What the task requires: Write out the entries below once more, exactly.

-- Opening Marker --

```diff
@@ -648,7 +696,14 @@
               }
             }
         sub_band(a, dgq, ceq, cemq);
-        {
+        bool unpadded = false;
+        if constexpr (WRAPU) unpadded = p0 == 0;
+        if (unpadded) {
+          using namespace accl;
+          const double cw = readlane_f64(cec, NB - 1);
+          masked_sub<OneLane<3, 0>::lo, OneLane<3, 0>::hi>(a[NT - 1][0][3], cw);
+          masked_sub<OneLane<0, 15>::lo, OneLane<0, 15>::hi>(a[0][NT - 1][0], cw);
+        } else {
           const double cw = readlane_f64(cec, NB - 1);
 #pragma unroll
           for (int tj = 0; tj < NT; ++tj) {
@@ -717,6 +772,7 @@
   }
   {
   const int l = lt, j = jt, k = kt, c = ct, prow = prowt;
+  if constexpr (PARK) asum = L.asum[l];
   [[maybe_unused]] auto bfly = [&](double v, int off) {
     const int ad = (l ^ off) << 2;
     return __hiloint2double(__builtin_amdgcn_ds_bpermute(ad, __double2hiint(v)), __builtin_amdgcn_ds_bpermute(ad, __double2loint(v)));
```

-- Closing Marker --

The answer:
```diff
@@ -648,7 +696,14 @@
               }
             }
         sub_band(a, dgq, ceq, cemq);
-        {
+        bool unpadded = false;
+        if constexpr (WRAPU) unpadded = p0 == 0;
+        if (unpadded) {
+          using namespace accl;
+          const double cw = readlane_f64(cec, NB - 1);
+          masked_sub<OneLane<3, 0>::lo, OneLane<3, 0>::hi>(a[NT - 1][0][3], cw);
+          masked_sub<OneLane<0, 15>::lo, OneLane<0, 15>::hi>(a[0][NT - 1][0], cw);
+        } else {
           const double cw = readlane_f64(cec, NB - 1);
 #pragma unroll
           for (int tj = 0; tj < NT; ++tj) {
@@ -717,6 +772,7 @@
   }
   {
   const int l = lt, j = jt, k = kt, c = ct, prow = prowt;
+  if constexpr (PARK) asum = L.asum[l];
   [[maybe_unused]] auto bfly = [&](double v, int off) {
     const int ad = (l ^ off) << 2;
     return __hiloint2double(__builtin_amdgcn_ds_bpermute(ad, __double2hiint(v)), __builtin_amdgcn_ds_bpermute(ad, __double2loint(v)));
```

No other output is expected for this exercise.